Exercise requirements -
Nothing but a number is expected: the count of lines in the data below that include "this".

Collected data
inline const EnvSwitch* env_table(size_t* n) {
  static const EnvSwitch T[] = {
    {"MM_STRICT_ENV", "unset", "user", "refuse MM_* variables that are not in this table (mm_ctx_create returns MM_ERR_ARG, the CLI exits 1)"},
    {"MM_CPU_BUDGET", "min(hardware threads, affinity mask, cgroup CPU quota)", "user", "CPUs the process may keep busy: what every thread pool of the library and the CLI is sized from (cpu_budget.hpp)"},
    {"MM_SYNC", "block when the CPU budget is <= 32, else spin", "user", "how a host thread waits for its stream: \"spin\" (hipStreamSynchronize) or \"block\" (sleep on an event created with hipEventBlockingSync)"},
    {"MM_CLI_WORKERS", "4", "user", "worker contexts per GPU that take read batches in turn (= --workers-per-gpu)"},
    {"MM_CLI_BATCH_READS", "100000", "user", "reads per batch handed to a worker"},
    {"MM_CLI_BATCH_MBASES", "256", "user", "... or this many million bases, whichever comes first"},
    {"MM_CLI_MAP_SLOTS", "2", "tuning", "batches per device that may be inside their mapping section at the same time"},
    {"MM_CLI_BLOCK_BYTES", "128 MiB", "tuning", "block size of the block-parallel FASTQ/FASTA parser over an mmap-ed query file"},
    {"MM_CLI_REF_BLOCK_BYTES", "min(group, 256 MiB)", "tuning", "the same for the reference FASTA"},
    {"MM_CLI_REF_GROUP_BASES", "2^30", "test", "bases per upload group of the reference (small groups: the concat path on small inputs)"},
    {"MM_CLI_REF_SEQUENTIAL", "unset", "test", "reference through the sequential kseq-style reader instead of the block parser"},
// ... 22 lines not shown
    {"MM_ALLOC_TRACE", "unset", "debug", "every block that comes from the driver, with its cost, on stderr"},
    {"MM_CTX_TRACE", "unset", "debug", "phases of mm_ctx_create (HIP initialisation, stream, allocator) on stderr"},
    {"MM_HOST_TIMING", "unset", "debug", "host-side sections of mm_map_batch and of the index build on stderr"},
    {"MM_PACK_SCALAR", "unset", "test", "mm_seqset_upload packs bases with the byte-table loop only (cross-check of the AVX2 path, host_pack.cpp)"},
    {"MM_INDEX_PART_MAX", "2^31 - 2^24 entries", "test", "entries per partition of the hash sort (small values: the partitioned sort + merge on small inputs)"},
    {"MM_DUP_SAT", "65535", "test", "saturation value of the stored same-hash neighbour distances (small values: K5's scan fall-back)"},
    {"MM_EAGER_TIEBREAK", "unset", "test", "resolve every duplicate-hash strand by the reference's std::sort order up front instead of only where a strand vote reads one"},
    {"MM_FORCE_AMB_REDO", "unset", "test", "every read with an unresolved strand goes through the redo path"},
    {"MM_NO_HIT_FILTER", "unset", "test", "K3 without the exact seed-hit pre-filter: every hit of every kept list reaches the sort (parity tests of the raw hit list)"},
    {"MM_NO_FUSED_FILTER", "unset", "test", "K3 as probe_kernel + two-pass hit_filter_kernel for every read (what reads that do not fit the fused kernel take)"},
    {"MM_HF_STAGE_CAP", "auto", "test", "capacity of a read's survivor stage (tiny values: the overflow / re-filter path)"},
    {"MM_HF_WIDE_FROM", "13000", "tuning", "sketch size from which the two-pass filter counts in 32768 position slots instead of 8192"},
    {"MM_SEGSORT_MAX_KEYS", "2^32 - 1", "test", "keys per call of K4's segmented device sort (small values: the split on small inputs)"},
    {"MM_L1_SERIAL", "unset", "test", "K4's L1 merge loop as the literal one-thread-per-read loop (cross-check of the wavefront form)"},
    {"MM_L2_FULL", "unset", "test", "K5 evaluates every window (the literal slide) instead of the exact skip-ahead"},
    {"MM_L2_DENSE_FROM", "13000", "tuning", "sketch size from which K5 runs as l2_codes_kernel + l2_dense_kernel"},
    {"MM_L2_DENSE_NO_STOP", "unset", "test", "dense path without its early stop (every window evaluated)"},
    {"MM_L2_NO_SMALL_GROUPS", "unset", "test", "groups of fewer than three candidates also run as four-wave workgroups (one launch instead of two)"},
    {"MM_L2_HOST_GROUPS", "unset", "test", "candidate groups formed on the host instead of by l2_group_kernel"},
    {"MM_L2_NO_GROUP_SORT", "unset", "test", "K5 workgroups in read order instead of the order of their candidates' positions"},
    {"MM_L2_GROUP_SORT_MIN", "2048", "tuning", "groups from which the launch order is sorted"},
    {"MM_L2_V1", "unset", "test", "K5's 10 kb class through l2_kernel (rank codes per entry) instead of the zone kernel l2z_kernel (mm_l2z.hpp): the cross-check and the A/B"},
    {"MM_L2_V1_LONG", "unset", "test", "the long-read classes (sketches of 3 073 .. 13 000 hashes) through l2_kernel, the 10 kb class through the zone kernel"},
    {"MM_L2_NO_FUSE", "unset", "test", "zone kernel without the band predicted from L1's seed-hit count: its masks always come from a second pass over the stream"},
    {"MM_L2_NO_RANGES", "unset", "test", "the zone kernel's waves search their candidates' index ranges themselves (until round 6) instead of taking them from l2_ranges_kernel (cross-check)"},
    {"MM_L2Z_FORCE_HANDBACK", "unset", "test", "the zone kernel hands every candidate that reaches its band loop to l2_kernel, as its pass-count guard does (the hand-back path against the default)"},
    {"MM_L2Z_WALK_SEARCH", "unset", "test", "the 10 kb zone kernel finds the next block to sweep by the walk one block at a time (the long-read classes' way) instead of by ballots: the same blocks, the cross-check"},
    {"MM_L2Z_DBG", "unset", "debug", "zone kernel writes pivot-minus-estimate and its pass count INSTEAD OF RESULTS (tools/l2z_pivot_hist.py; 2: against the predicted estimate)"},
    {"MM_L2_ONE_STREAM", "unset", "test", "the two launches of K5's 10 kb class one behind the other on the context's stream instead of side by side (auxiliary stream)"},
    {"MM_L2_NO_SLOTS", "unset", "test", "K5 scratch indexed by wave number of the launch instead of per-XCD slots taken and given back"},
    {"MM_L2_SLOTS", "auto (resident waves)", "tuning", "number of K5 scratch slots"},
    {"MM_L2_STOP", "0", "debug", "K5 leaves after phase n WITHOUT RESULTS (tools/l2_stop.py)"},
    {"MM_L2_PHASES", "unset", "debug", "K5 phase clocks into its counters (tools/l2_long_phases.py; the zone kernel has them in a build with -DL2Z_CLOCKS only)"},
    {"MM_MZ_DBG", "0", "debug", "K1 leaves after step n WITHOUT RESULTS (tools/stage_ms.py)"},
    {"MM_HF_DBG", "0", "debug", "two-pass filter leaves after phase n WITHOUT RESULTS"},
    {"MM_SF_PROF", "unset", "debug", "cycle counts per phase of the streaming seed filter on stderr"},
    {"MM_EM_FORCE_COLLECTIVE", "unset", "test", "a one-rank communicator keeps P1-P3' | ncclAllReduce | finalize instead of P1-P3 alone (how one GPU drives the multi-rank path)"},
    {"MM_EM_GRID", "by size", "tuning", "workgroups of the EM kernels; by default enough for about 160 reads and 448 mappings each, 256 at least, one per read at most; when set: at most 1024 and one per 256 reads"},
    {"MM_GENE_PAIR_BUDGET", "2^26", "test", "(mapping, gene) pairs, feature keys and median keys per tile of mm_gene_overlap (small values: many tiles on small inputs; no result depends on it)"},
    {"MM_GENE_TIMING", "unset", "debug", "device times of mm_gene_overlap's stages (events) on stderr (tools/gene_kernel_stats.py)"},
    {"MM_CLI_FORMAT_PART", "10000", "test", "mapping records per formatter thread of a batch (the text of a batch is formatted in up to eight parts and joined)"},
    {"MM_CLI_CLASSIFY_FROM_FILE", "unset", "test", "mapDirectly --then-classify reads PREFIX back and tokenises it (as `classify` does) instead of taking the lines it has just formatted from memory"},
    {"MM_GATHER_SELF_SEND", "unset", "test", "mm_mapping_gather sends the owner's own parts through ncclSend / ncclRecv too (one-GPU test of the exchange)"},
  };
  *n = sizeof T / sizeof T[0];
  return T;
}
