constexpr uint32_t kQuadLanes = 64, kLogQuadLanes = 6;
__device__ __forceinline__ void wgq_suffix_scan(XYZZ* sh, uint32_t t, uint32_t q, XYZZ& mine, uint32_t width) {
    if (q == 0) sh[t] = mine;
    __syncthreads();
    for (uint32_t off = 1; off < width; off <<= 1) {
        const bool has = t + off < kQuadLanes;
        XYZZ v;
        if (has) v = sh[t + off];
        __syncthreads();
        if (has) { xyzz_add_quad(mine, v, q); if (q == 0) sh[t] = mine; }
        __syncthreads();
    }
}
__device__ __forceinline__ void wgq_tree_sum(XYZZ* sh, uint32_t t, uint32_t q, XYZZ mine, uint32_t width) {
    if (q == 0) sh[t] = mine;
    __syncthreads();
    for (uint32_t s = width >> 1; s > 0; s >>= 1) {
        if (t < s) {
            const XYZZ v = sh[t + s];
            xyzz_add_quad(mine, v, q);
            if (q == 0) sh[t] = mine;
        }
        __syncthreads();
    }
}
__global__ __launch_bounds__(kQuadLanes * 4) void msm_reduce_scan_quad_kernel(const XYZZ* __restrict__ buckets, XYZZ* __restrict__ part_p1,
                                                                    XYZZ* __restrict__ part_r, uint32_t nbk,
                                                                    uint32_t groups_per_window, uint32_t seg, uint32_t log_seg) {
    __shared__ XYZZ sh[kQuadLanes];
    const uint32_t w = blockIdx.y, t = threadIdx.x >> 2, q = threadIdx.x & 3;
    const uint32_t g = blockIdx.x * kQuadLanes + t;
    const XYZZ* bw = buckets + (size_t)w * nbk;
    XYZZ run = xyzz_inf(), acc = xyzz_inf();
    const uint64_t lo64 = (uint64_t)g * seg;
    if (lo64 < nbk) {
        const uint32_t lo = (uint32_t)lo64;
        const uint32_t hi = min(nbk, lo + seg);
        for (uint32_t idx = hi; idx-- > lo;) {
            const XYZZ bk = bw[idx];
            xyzz_add_quad(run, bk, q);
            xyzz_add_quad(acc, run, q);
        }
    }
    const uint64_t lanes_w = ((uint64_t)nbk + seg - 1) / seg;
    const uint64_t mine_first = (uint64_t)blockIdx.x * kQuadLanes;
    const uint32_t active = lanes_w > mine_first ? (uint32_t)min((uint64_t)kQuadLanes, lanes_w - mine_first) : 1u;
    uint32_t width = 1;
    while (width < active) width <<= 1;
    XYZZ suf = run;
    wgq_suffix_scan(sh, t, q, suf, width);
    XYZZ above = (t + 1 < kQuadLanes) ? sh[t + 1] : xyzz_inf();
    const XYZZ total = sh[0];
    __syncthreads();
    for (uint32_t d = 0; d < log_seg; ++d) xyzz_dbl_quad(above, q);
    xyzz_add_quad(acc, above, q);
    wgq_tree_sum(sh, t, q, acc, width);
    if (threadIdx.x == 0) {
        part_p1[(size_t)w * groups_per_window + blockIdx.x] = sh[0];
        part_r[(size_t)w * groups_per_window + blockIdx.x] = total;
    }
}
__global__ __launch_bounds__(kQuadLanes * 4) void msm_fold_scan_quad_kernel(const XYZZ* __restrict__ part_p1, const XYZZ* __restrict__ part_r,
                                                                  XYZZ* __restrict__ out, uint32_t groups, uint32_t log_shift) {
    __shared__ XYZZ sh[kQuadLanes];
    const uint32_t w = blockIdx.x, t = threadIdx.x >> 2, q = threadIdx.x & 3;
    XYZZ r = t < groups ? part_r[(size_t)w * groups + t] : xyzz_inf();
    XYZZ p1 = t < groups ? part_p1[(size_t)w * groups + t] : xyzz_inf();
    uint32_t width = 1;
    while (width < groups) width <<= 1;
    if (groups > 1) {
        wgq_suffix_scan(sh, t, q, r, width);
        XYZZ above = (t + 1 < kQuadLanes) ? sh[t + 1] : xyzz_inf();
        __syncthreads();
        if (!xyzz_is_inf(above)) {
            for (uint32_t d = 0; d < log_shift; ++d) xyzz_dbl_quad(above, q);
            xyzz_add_quad(p1, above, q);
        }
    }
    wgq_tree_sum(sh, t, q, p1, width);
    if (threadIdx.x == 0) out[w] = sh[0];
}

struct SmallChunk { uint32_t first, cnt; };
constexpr uint32_t kSmallFan = 16;
constexpr int kSmallMaxLevels = 4;
constexpr uint32_t kSmallNone = 0xFFFFFFFFu;
struct SmallLevels {
    uint32_t nl;
    uint32_t pbase[kSmallMaxLevels + 1];
    uint32_t dbase[kSmallMaxLevels + 1];
};

__device__ __forceinline__ uint32_t block_excl_scan_u32(uint32_t v, uint32_t* wsum, uint32_t tid, uint32_t nthreads,
                                                       uint32_t& total) {
    const uint32_t lane = tid & 63;
    uint32_t incl = v;
    for (int o = 1; o < 64; o <<= 1) {
        const uint32_t t = (uint32_t)__shfl_up((int)incl, o);
        if ((int)lane >= o) incl += t;
    }
    __syncthreads();
    if (lane == 63) wsum[tid >> 6] = incl;
    __syncthreads();
    uint32_t pre = 0, tot = 0;
    for (uint32_t w = 0; w < nthreads / 64; ++w) {
        const uint32_t x = wsum[w];
        if (w < (tid >> 6)) pre += x;
        tot += x;
    }
    total = tot;
    return pre + incl - v;
}
__device__ __forceinline__ uint32_t small_find(const uint32_t* off, uint32_t nb, uint32_t t) {
    uint32_t lo = 0, hi = nb;
    while (hi - lo > 1) {
        const uint32_t mid = (lo + hi) >> 1;
        if (off[mid] <= t) lo = mid; else hi = mid;
    }
    return lo;
}
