# msyriac/orphics

Hardware: AMD Instinct MI355X
Metric: QE kappa reconstructions/sec on 8192^2 maps (higher is better)
Workload: dtype f64

## Files before the change

orphics_amd/csrc/common.hpp:

```cpp
#pragma once
#include <hip/hip_runtime.h>
#include <cstdio>
#include <cstring>
#include <string>
#include "../../include/orphics_amd.h"
#include "cx.hpp"

namespace oa {

std::string& last_error_ref();

inline int fail(const std::string& msg) {
    last_error_ref() = msg;
    return 1;
}

#define OA_HIP(expr)                                                                              \
    do {                                                                                          \
        hipError_t _e = (expr);                                                                   \
        if (_e != hipSuccess)                                                                     \
            return ::oa::fail(std::string(#expr) + ": " + hipGetErrorString(_e) + " (" + __FILE__ + \
                              ":" + std::to_string(__LINE__) + ")");                              \
    } while (0)

#define OA_REQUIRE(cond, msg)                         \
    do {                                              \
        if (!(cond)) return ::oa::fail(std::string(msg)); \
    } while (0)

#define OA_LAUNCH_CHECK() OA_HIP(hipGetLastError())

template <typename T, int N>
struct alignas(sizeof(T) * N > 16 ? 16 : sizeof(T) * N) Arr {
    T v[N];
};

struct DivBinFuse {
    const int32_t* ids; long ipitch;
    const int32_t* ids_t;
    const void* fn_t;
    int tab_logc, tab_rows;
    const unsigned long long* run_ent; const int32_t* run_off;
    int run_w, run_rb, run_cap;
    double pnorm; int nids, nxh;
    double* part;
    long part_cap;
    double* sums;
    unsigned* ticket;
    const int64_t* mcounts; int64_t* n; double* S; double* C;
    int store;
    int gx;
    bool done;
};

inline int flat_grid(long units, int block = 256, int cap = 8192) {
    long g = (units + block - 1) / block;
    if (g < 1) g = 1;
    if (g > cap) g = cap;
    return (int)g;
}

}

struct oa_plan {
    int ny, nx, logNy, logNx, dtype, device;
    long kp;
    void* tw_x;
    void* tw_y;
    void* scratch;
    size_t scratch_bytes;
    void* ly;
    void* lx;
    void* lyd;
    void* lxd;
    double* ly64;
    double* lx64;
    bool have_laxes;
    bool pow2;
    oa_plan* inner;
    int My, Mx;
    void* chirp_y; void* chirp_x;
    void* cz_bhat; void* cz_a; void* cz_f;
    void* cz_full;
    bool mixed;
    void* mr_twx; void* mr_twxh; void* mr_twy;
    void* pipe;
    void* rq8c[5];
    void* tw_y_small[16];
    void* tw_y_m3[16];
};
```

Your response -
2